Strategies to Control Output Cost
1. Set Max Tokens by Task Type
Do not use the same output limit for every task. Classify tasks by expected output length:
classification → 50 tokens
short answer → 200 tokens
summary → 500 tokens
code generation → 2,000 tokens
long article → 4,000 tokens
2. Use Structured Output When Possible
JSON, YAML, or short-form output can reduce token count significantly compared to prose explanations. If the downstream system only needs structured data, ask for structured output directly.
3. Cache Input Separately
Input caching only reduces input cost. If your workflow is output-heavy, caching helps less. Budget for full output price even when input is heavily cached.
4. Measure Output per Task
After launch, track:
- average output tokens per task type
- output-to-input ratio per model
- successful vs retried task output length
Use the AI API bill checking guide to compare expected vs actual output volume.
Budget Example: Output-Heavy Workflow
Assume a content generation workflow that produces 100 articles per month:
| Assumption | Value |
|---|---|
| Input per article | 300 tokens |
| Output per article | 2,500 tokens |
| Monthly articles | 100 |
| Cached input | 60% hit rate |
Even with 60% input caching, output cost dominates because output tokens are more expensive per token and there are more of them.

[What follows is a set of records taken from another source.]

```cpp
template <int BM, int EPI, bool C_OUT, bool P_OUT, bool MASK16, int ABL = 0, int NP = 3, int WV = 8, bool FIN = false>
__global__ __launch_bounds__(64 * WV, 1) void gemm_x3f_kernel(SplitGemmParams p) {
  constexpr int JB = BN / 16 / WV;
  constexpr int TI = BM / 16;
  constexpr int PLANE = BM * 128;
  constexpr int STAGE = NP * PLANE;
  constexpr int NJ = NP * BM / 8;
  constexpr int PMAX = (NJ + WV - 1) / WV;
  constexpr int P0 = (ABL & 512) ? (PMAX + 1) / 2 : PMAX;
  constexpr int PW = (ABL & 512) ? P0 : PMAX - 1;
  constexpr int EG = (!FIN && NP >= 2) ? X3F_EPI_GROUP : 1;
  constexpr int EPI_LDS = (2 * EG * 16 * (BN + 4) + WV * BN + 16) * 4;
  constexpr bool DEEP = NP == 1 && BM <= 208 && ABL == 0 && EPI != EPI_STORE && !FIN && X3F_DEEP_B;
  constexpr int SMEM0 = 2 * STAGE > EPI_LDS ? 2 * STAGE : EPI_LDS;
  constexpr int SMEM = SMEM0 + (FIN ? 16 : 0);
  static_assert(BM % 16 == 0 && SMEM <= 160 * 1024, "tile");
  static_assert(PMAX - 1 >= PW || NJ % WV == 0, "every wave issues >= PW pieces in the first half step");
  static_assert(JB * 16 * WV == BN && (JB == 2 || JB == 4), "column slabs");
  __shared__ __attribute__((aligned(16))) char smem[SMEM];
  const unsigned lds_base = (unsigned)(unsigned long long)(x3pk::lds_void*)smem;

  const int t = threadIdx.x, lane = t & 63;
  const int wave = __builtin_amdgcn_readfirstlane(t >> 6);
  __builtin_assume(wave >= 0 && wave < WV);
  const int mine = (wave < NJ % WV || NJ % WV == 0) ? PMAX : PMAX - 1;

  constexpr bool RAG = ABL == TAG_RAGGED;
  static_assert(!RAG || (NP == 2 && !FIN && EPI == EPI_RELU_MASK && MASK16), "ragged: the split2h data grad only");
  const int ny = (p.N + BN - 1) / BN, nx = (p.M + BM - 1) / BM;
  int lin = blockIdx.x;
  int rag_t0 = 0, rag_n0 = 0, rag_n1 = 0;
  if constexpr (RAG) {
    rag_n0 = min(max(p.rag_n[0], 0), p.M);
    rag_n1 = min(max(p.rag_n[1], 0), p.M);
    rag_t0 = (rag_n0 + BM - 1) / BM;
    const int n = min((rag_t0 + (rag_n1 + BM - 1) / BM) * ny, (int)gridDim.x);
    if (lin >= n) {
      if (P_OUT && t == 0 && lin < PLANE_REC_PARTS) p.rc->amax[lin] = 0.f;
      return;
    }
    const int q8 = n / 8, r8 = n % 8, x = lin % 8;
    lin = (x < r8 ? x * (q8 + 1) : r8 * (q8 + 1) + (x - r8) * q8) + lin / 8;
  } else {
    const int n = gridDim.x, q8 = n / 8, r8 = n % 8, x = lin % 8;
    lin = (x < r8 ? x * (q8 + 1) : r8 * (q8 + 1) + (x - r8) * q8) + lin / 8;
  }
  const int nsplit = p.splits > 1 ? p.splits : 1;
  const int tiles = ny * nx * (int)(gridDim.x / nsplit / (ny * nx));
  const int sl = RAG ? 0 : FIN ? lin % nsplit : lin / tiles;
  lin = RAG ? lin : FIN ? lin / nsplit : lin - sl * tiles;
  const int tile_id = lin;
  const int by = RAG ? lin % ny : p.order ? (lin / nx) % ny : lin % ny;
  const int bx = RAG ? lin / ny - (lin / ny >= rag_t0 ? rag_t0 : 0) : p.order ? lin % nx : (lin / ny) % nx;
  const int z = RAG ? (lin / ny >= rag_t0 ? 1 : 0) : lin / (ny * nx);
  const int Mz = RAG ? (z ? rag_n1 : rag_n0) : p.M;
  const int m0 = bx * BM, n0 = by * BN;
  const int k0 = nsplit > 1 ? sl * p.kchunk : 0;
  const __bf16* __restrict__ A = p.A + z * p.sA + k0;
  const int bks = p.b_frag ? 16 : 1;
  const __bf16* B = p.B + z * p.sB + (long long)bks * k0;
  const int nk = (nsplit > 1 ? min(p.kchunk, p.K - k0) : p.K) / KS;

  auto piece = [&](int j, int k0, unsigned st) {
    const int q = j / (BM / 8), rg = j % (BM / 8);
    int row = m0 + 8 * rg + (lane >> 3);
    const int pc = lane & 7;
    const int c = pc ^ (row & 7);
    row = row < Mz ? row : Mz - 1;
    glds16(A + q * p.pA + (long long)row * p.lda + k0 + 8 * c, st + q * PLANE + rg * 1024);
  };
  auto wave_piece = [&](int qi, int k0, unsigned st) {
    const int j = wave + WV * qi;
    if (j < NJ) piece(j, k0, st);
  };
  auto afrag = [&](const char* cur, int i, int s, int q) {
    const int r = 16 * i + (lane & 15);
    const int c = 4 * s + (lane >> 4);
    return *reinterpret_cast<const bf16x8*>(cur + q * PLANE + r * 128 + 16 * (c ^ (r & 7)));
  };

  unsigned boff[JB];
#pragma unroll
  for (int j = 0; j < JB; ++j) {
    int n = n0 + 16 * JB * wave + 16 * j + (lane & 15);
    n = n < p.N ? n : p.N - 1;
    boff[j] = (unsigned)(((long long)n * p.ldb + 8 * (lane >> 4)) * 2);
    if (p.b_frag) {
      int nb = (n0 + 16 * JB * wave + 16 * j) >> 4;
      nb = nb < (p.N >> 4) ? nb : (p.N >> 4) - 1;
      boff[j] = (unsigned)(((long long)nb * (p.ldb >> 5) * 512 + 8 * lane) * 2);
    }
    if (ABL & 64) boff[j] = (unsigned)((long long)(n0 + 16 * JB * wave + 16 * j) * p.ldb * 2 + 16 * lane);
  }
  auto bload = [&](bf16x8 (&b)[JB][NP], int k) {
#pragma unroll
    for (int q = 0; q < NP; ++q) {
      const __bf16* base = B + q * p.pB + bks * k;
#pragma unroll
      for (int j = 0; j < JB; ++j) b[j][q] = gload_frag(base, boff[j]);
    }
  };

  f32x4 acc[TI][JB];
#pragma unroll
  for (int i = 0; i < TI; ++i)
#pragma unroll
    for (int j = 0; j < JB; ++j) acc[i][j] = f32x4{0.f, 0.f, 0.f, 0.f};

  bf16x8 b0[JB][NP], b1[JB][NP];
  if ((ABL & 4) && wave >= 4) __builtin_amdgcn_s_setprio(1);
#pragma unroll
// ... 143 lines not shown
  float omx = 0.f;
  const int oc = 8 * (lane & 31);
  const int col = n0 + oc;
  const bool colok = col < p.N;
  const long long slab = (long long)p.M * p.N;
  const float* ws_z = FIN ? p.ws + (long long)z * nsplit * slab : nullptr;
  const bool pair = FIN && nsplit == 2;
  auto write_slab = [&](bool scale) {
    const __amdgpu_buffer_rsrc_t slab_rs = __builtin_amdgcn_make_buffer_rsrc(
        (void*)(p.ws + ((long long)z * nsplit + sl) * slab), (short)0, -1, 0x00020000);
#pragma unroll
    for (int i = 0; i < TI; ++i) {
      float* tb = img + (i & 1) * 16 * TS;
#pragma unroll
      for (int j = 0; j < JB; ++j)
#pragma unroll
        for (int r = 0; r < 4; ++r) tb[(4 * (lane >> 4) + r) * TS + 16 * JB * wave + 16 * j + (lane & 15)] = acc[i][j][r];
      __syncthreads();
#pragma unroll
      for (int rp = 0; rp < RP; ++rp) {
        const int orow = 2 * (wave + WV * rp) + (lane >> 5);
        const int row = m0 + 16 * i + orow;
        if (row >= p.M || !colok) continue;
        float4 u = *reinterpret_cast<const float4*>(tb + orow * TS + oc);
        float4 v = *reinterpret_cast<const float4*>(tb + orow * TS + oc + 4);
        if (scale) {
          u.x *= unscale; u.y *= unscale; u.z *= unscale; u.w *= unscale;
          v.x *= unscale; v.y *= unscale; v.z *= unscale; v.w *= unscale;
        }
        const unsigned o = (unsigned)(((long long)row * p.N + col) * 4);
        __builtin_amdgcn_raw_buffer_store_b128(__builtin_bit_cast(u32x4, u), slab_rs, (int)o, 0, 16);
        __builtin_amdgcn_raw_buffer_store_b128(__builtin_bit_cast(u32x4, v), slab_rs, (int)o + 16, 0, 16);
      }
    }
    asm volatile("s_waitcnt vmcnt(0)" ::: "memory");
    __syncthreads();
  };
  if constexpr (FIN) {
    int* last = reinterpret_cast<int*>(smem + SMEM0);
    if (pair) {
      if (t == 0) *last = __hip_atomic_fetch_add(p.cnt + tile_id, 1, __ATOMIC_RELAXED, __HIP_MEMORY_SCOPE_AGENT);
      __syncthreads();
      const int tk = *last;
      if (tk == 0) {
        write_slab(NP == 2);
        if (t == 0) {
          asm volatile("s_waitcnt vmcnt(0)" ::: "memory");
          __hip_atomic_fetch_add(p.cnt + tile_id, 2, __ATOMIC_RELAXED, __HIP_MEMORY_SCOPE_AGENT);
        }
        return;
      }
      if (t == 0) {
        if (tk == 1)
          while (__hip_atomic_load(p.cnt + tile_id, __ATOMIC_RELAXED, __HIP_MEMORY_SCOPE_AGENT) != 4)
            __builtin_amdgcn_s_sleep(2);
        __hip_atomic_store(p.cnt + tile_id, 0, __ATOMIC_RELAXED, __HIP_MEMORY_SCOPE_AGENT);
      }
      __syncthreads();
    } else {
      write_slab(NP == 2);
      if (t == 0) {
        const int tk = __hip_atomic_fetch_add(p.cnt + tile_id, 1, __ATOMIC_RELAXED, __HIP_MEMORY_SCOPE_AGENT);
        const int me = tk == nsplit - 1;
        if (me) __hip_atomic_store(p.cnt + tile_id, 0, __ATOMIC_RELAXED, __HIP_MEMORY_SCOPE_AGENT);
        *last = me;
      }
      __syncthreads();
      if (*last == 0) return;
      if (t == 0) {
        __builtin_amdgcn_fence(__ATOMIC_ACQUIRE, "agent");
        asm volatile("s_waitcnt vmcnt(0)" ::: "memory");
      }
      __syncthreads();
    }
  }
  if constexpr (NP == 2) {
    if (P_OUT) {
      const int ec = gemm_out_exp(p, mscr);
      oscale = exp2i(ec);
      if ((FIN ? tile_id : (int)blockIdx.x) == 0 && t == 0) p.rc->e = ec;
    }
  }
  float bias[8];
  if (EPI == EPI_BIAS_RELU && colok) {
    const float4 u = *reinterpret_cast<const float4*>(p.bias + z * p.sBias + col);
    const float4 v = *reinterpret_cast<const float4*>(p.bias + z * p.sBias + col + 4);
    bias[0] = u.x; bias[1] = u.y; bias[2] = u.z; bias[3] = u.w;
    bias[4] = v.x; bias[5] = v.y; bias[6] = v.z; bias[7] = v.w;
  }
  float* C = C_OUT ? p.C + z * p.sC + (FIN ? 0ll : (long long)sl * p.M * p.ldc) : nullptr;
  __bf16* Cp = P_OUT ? p.Cp + z * p.sCp : nullptr;
  float csum[8] = {0.f, 0.f, 0.f, 0.f, 0.f, 0.f, 0.f, 0.f};
  constexpr int PB = !FIN ? 1 : TI < 8 ? TI : 8;
  float pre[PB][8];
  static_assert(!FIN || RP == 1, "the in-launch finish runs with 8 waves (one row pair per wave and block)");
  const bool two = pair;
  const __amdgpu_buffer_rsrc_t other_rs =
      __builtin_amdgcn_make_buffer_rsrc((void*)(ws_z + (1 - sl) * slab), (short)0, -1, 0x00020000);
  auto prefetch = [&](int i0) {
#pragma unroll
    for (int ii = 0; ii < PB; ++ii) {
      const int row = m0 + 16 * (i0 + ii) + 2 * wave + (lane >> 5);
      if (i0 + ii < TI && row < p.M && colok) {
        const int o = (int)(((long long)row * p.N + col) * 4);
        const float4 a0 = __builtin_bit_cast(float4, __builtin_amdgcn_raw_buffer_load_b128(other_rs, o, 0, 16));
        const float4 a1 = __builtin_bit_cast(float4, __builtin_amdgcn_raw_buffer_load_b128(other_rs, o + 16, 0, 16));
        pre[ii][0] = a0.x; pre[ii][1] = a0.y; pre[ii][2] = a0.z; pre[ii][3] = a0.w;
        pre[ii][4] = a1.x; pre[ii][5] = a1.y; pre[ii][6] = a1.z; pre[ii][7] = a1.w;
      }
    }
  };
  if (two) prefetch(0);
  constexpr bool MPF = EPI == EPI_RELU_MASK && MASK16 && NP == 2 && !FIN;
  constexpr int MG = MPF ? EG * RP : 1;
  i16x8 mbuf[2][MG][2];
  auto mask_load = [&](int i0, int b) {
#pragma unroll
    for (int g = 0; g < EG; ++g)
#pragma unroll
      for (int rp = 0; rp < RP; ++rp) {
        int row = m0 + 16 * (i0 + g) + 2 * (wave + WV * rp) + (lane >> 5);
        row = row < Mz ? row : Mz - 1;
        if constexpr (RAG) row = p.rag_rows[z * p.rag_ld + row];
        const __bf16* mp = p.mask16 + z * p.sMask + (long long)row * p.ldm + (colok ? col : 0);
        mbuf[b][g * RP + rp][0] = __builtin_bit_cast(i16x8, *reinterpret_cast<const bf16x8*>(mp));
        mbuf[b][g * RP + rp][1] = __builtin_bit_cast(i16x8, *reinterpret_cast<const bf16x8*>(mp + p.pMask));
      }
  };
  if constexpr (MPF) mask_load(0, 0);
#pragma unroll
  for (int i0 = 0; i0 < TI; i0 += EG) {
    float* tb0 = img + ((i0 / EG) & 1) * EG * 16 * TS;
    if constexpr (MPF) {
      if (i0 + EG < TI) mask_load(i0 + EG, ((i0 / EG) + 1) & 1);
    }
#pragma unroll
    for (int g = 0; g < EG; ++g) {
      if (i0 + g >= TI) break;
#pragma unroll
      for (int j = 0; j < JB; ++j)
#pragma unroll
        for (int r = 0; r < 4; ++r)
          tb0[(16 * g + 4 * (lane >> 4) + r) * TS + 16 * JB * wave + 16 * j + (lane & 15)] = acc[i0 + g][j][r];
    }
    __syncthreads();
#pragma unroll
    for (int g = 0; g < EG; ++g) {
    const int i = i0 + g;
    if (i >= TI) break;
    if (two && i > 0 && i % PB == 0) prefetch(i);
    float* tb = tb0 + g * 16 * TS;
#pragma unroll
    for (int rp = 0; rp < RP; ++rp) {
    const int orow = 2 * (wave + WV * rp) + (lane >> 5);
    const float4 u = *reinterpret_cast<const float4*>(tb + orow * TS + oc);
    const float4 v = *reinterpret_cast<const float4*>(tb + orow * TS + oc + 4);
    const int row = m0 + 16 * i + orow;
    if (row >= Mz || !colok) continue;
    if ((ABL & 128) && p.M > 0) continue;
    float e[8] = {u.x, u.y, u.z, u.w, v.x, v.y, v.z, v.w};
    if constexpr (NP == 2) {
#pragma unroll
      for (int c = 0; c < 8; ++c) e[c] *= unscale;
    }
    if (two) {
#pragma unroll
      for (int c = 0; c < 8; ++c) e[c] = e[c] + pre[i % PB][c];
    } else if constexpr (FIN) {
      float o[8];
#pragma unroll
      for (int c = 0; c < 8; ++c) o[c] = e[c];
      const float* w = ws_z + (long long)row * p.N + col;
      for (int s = 0; s < nsplit; ++s) {
        float x[8];
        if (s == sl) {
#pragma unroll
          for (int c = 0; c < 8; ++c) x[c] = o[c];
        } else {
          const float4 a0 = *reinterpret_cast<const float4*>(w + s * slab);
          const float4 a1 = *reinterpret_cast<const float4*>(w + s * slab + 4);
          x[0] = a0.x; x[1] = a0.y; x[2] = a0.z; x[3] = a0.w;
          x[4] = a1.x; x[5] = a1.y; x[6] = a1.z; x[7] = a1.w;
        }
#pragma unroll
        for (int c = 0; c < 8; ++c) e[c] = s == 0 ? x[c] : e[c] + x[c];
      }
    }
    if (EPI == EPI_BIAS_RELU) {
#pragma unroll
      for (int c = 0; c < 8; ++c) e[c] = fmaxf(e[c] + bias[c], 0.f);
    }
    if (EPI == EPI_RELU_MASK) {
      if (MPF) {
        const i16x8& mh = mbuf[(i0 / EG) & 1][g * RP + rp][0];
        const i16x8& ml = mbuf[(i0 / EG) & 1][g * RP + rp][1];
#pragma unroll
        for (int c = 0; c < 8; ++c) e[c] = (mh[c] > 0 || ml[c] > 0) ? e[c] : 0.f;
      } else if (MASK16 && NP == 2) {
        const __bf16* mp = p.mask16 + z * p.sMask + (long long)row * p.ldm + col;
        const i16x8 mh = __builtin_bit_cast(i16x8, *reinterpret_cast<const bf16x8*>(mp));
        const i16x8 ml = __builtin_bit_cast(i16x8, *reinterpret_cast<const bf16x8*>(mp + p.pMask));
#pragma unroll
        for (int c = 0; c < 8; ++c) e[c] = (mh[c] > 0 || ml[c] > 0) ? e[c] : 0.f;
      } else if (MASK16) {
        const bf16x8 mk = *reinterpret_cast<const bf16x8*>(p.mask16 + z * p.sMask + (long long)row * p.ldm + col);
#pragma unroll
        for (int c = 0; c < 8; ++c) e[c] = (float)mk[c] > 0.f ? e[c] : 0.f;
      } else {
        const float* mp = p.mask + z * p.sMask + (long long)row * p.ldm + col;
        const float4 a0 = *reinterpret_cast<const float4*>(mp), a1 = *reinterpret_cast<const float4*>(mp + 4);
        const float mk[8] = {a0.x, a0.y, a0.z, a0.w, a1.x, a1.y, a1.z, a1.w};
#pragma unroll
        for (int c = 0; c < 8; ++c) e[c] = mk[c] > 0.f ? e[c] : 0.f;
      }
    }
#pragma unroll
    for (int c = 0; c < 8; ++c) csum[c] += e[c];
    if (C_OUT) {
      float* cp = C + (long long)row * p.ldc + col;
      *reinterpret_cast<float4*>(cp) = make_float4(e[0], e[1], e[2], e[3]);
      *reinterpret_cast<float4*>(cp + 4) = make_float4(e[4], e[5], e[6], e[7]);
    }
    if (P_OUT && NP == 2) {
      f16x8 h, l;
#pragma unroll
      for (int c = 0; c < 8; ++c) {
        _Float16 a_, b_;
        split2h_dev(e[c], oscale, a_, b_);
        h[c] = a_; l[c] = b_;
        omx = fmaxf(omx, fabsf(e[c]));
      }
      __bf16* pp = Cp + (long long)row * p.ldcp + col;
      *reinterpret_cast<f16x8*>(pp) = h;
      *reinterpret_cast<f16x8*>(pp + p.pC) = l;
    } else if (P_OUT) {
      bf16x8 h, m, l;
#pragma unroll
      for (int c = 0; c < 8; ++c) {
        __bf16 a_, b_, c_;
        split3_dev(e[c], a_, b_, c_);
        h[c] = a_; m[c] = b_; l[c] = c_;
      }
      __bf16* pp = Cp + (long long)row * p.ldcp + col;
      *reinterpret_cast<bf16x8*>(pp) = h;
      if (NP == 3) {
        *reinterpret_cast<bf16x8*>(pp + p.pC) = m;
        *reinterpret_cast<bf16x8*>(pp + 2 * p.pC) = l;
      }
    }
    }
    }
  }
  if constexpr (NP == 2 && P_OUT) {
    const float m = block_max_val(omx, mscr);
    const int slot = FIN ? tile_id : (int)blockIdx.x;
    if (t == 0 && slot < PLANE_REC_PARTS) p.rc->amax[slot] = m;
  }
  if (p.dbp) {
    float* red = img + 2 * EG * 16 * TS;
#pragma unroll
    for (int c = 0; c < 8; ++c) csum[c] += __shfl_xor(csum[c], 32);
    if (lane < 32) {
#pragma unroll
      for (int c = 0; c < 8; ++c) red[wave * BN + oc + c] = csum[c];
    }
    __syncthreads();
    if (wave == 0 && lane < 32 && colok) {
      float t[8];
#pragma unroll
      for (int c = 0; c < 8; ++c) {
        float a = red[oc + c];
#pragma unroll
        for (int w = 1; w < WV; ++w) a += red[w * BN + oc + c];
        t[c] = a;
      }
      float* d = p.dbp + ((long long)z * nx + bx) * p.N + col;
      *reinterpret_cast<float4*>(d) = make_float4(t[0], t[1], t[2], t[3]);
      *reinterpret_cast<float4*>(d + 4) = make_float4(t[4], t[5], t[6], t[7]);
    }
  }
}

}
}
```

Use the text model calculator to compare models by total cost, not just input price. Use the pricing table to check output pricing per model. The token budget template can track input and output rows separately.
FAQs
Is output always more expensive than input?
Not always, but output-heavy workflows can make output dominate. Check the pricing table for your model.
Can I reduce output by using a different model?
Sometimes. A model with the same output quality but lower output pricing can reduce the bill. Compare total cost per task, not input price.
Does output caching exist?
Output caching is not standard. Focus on controlling output length at the application level.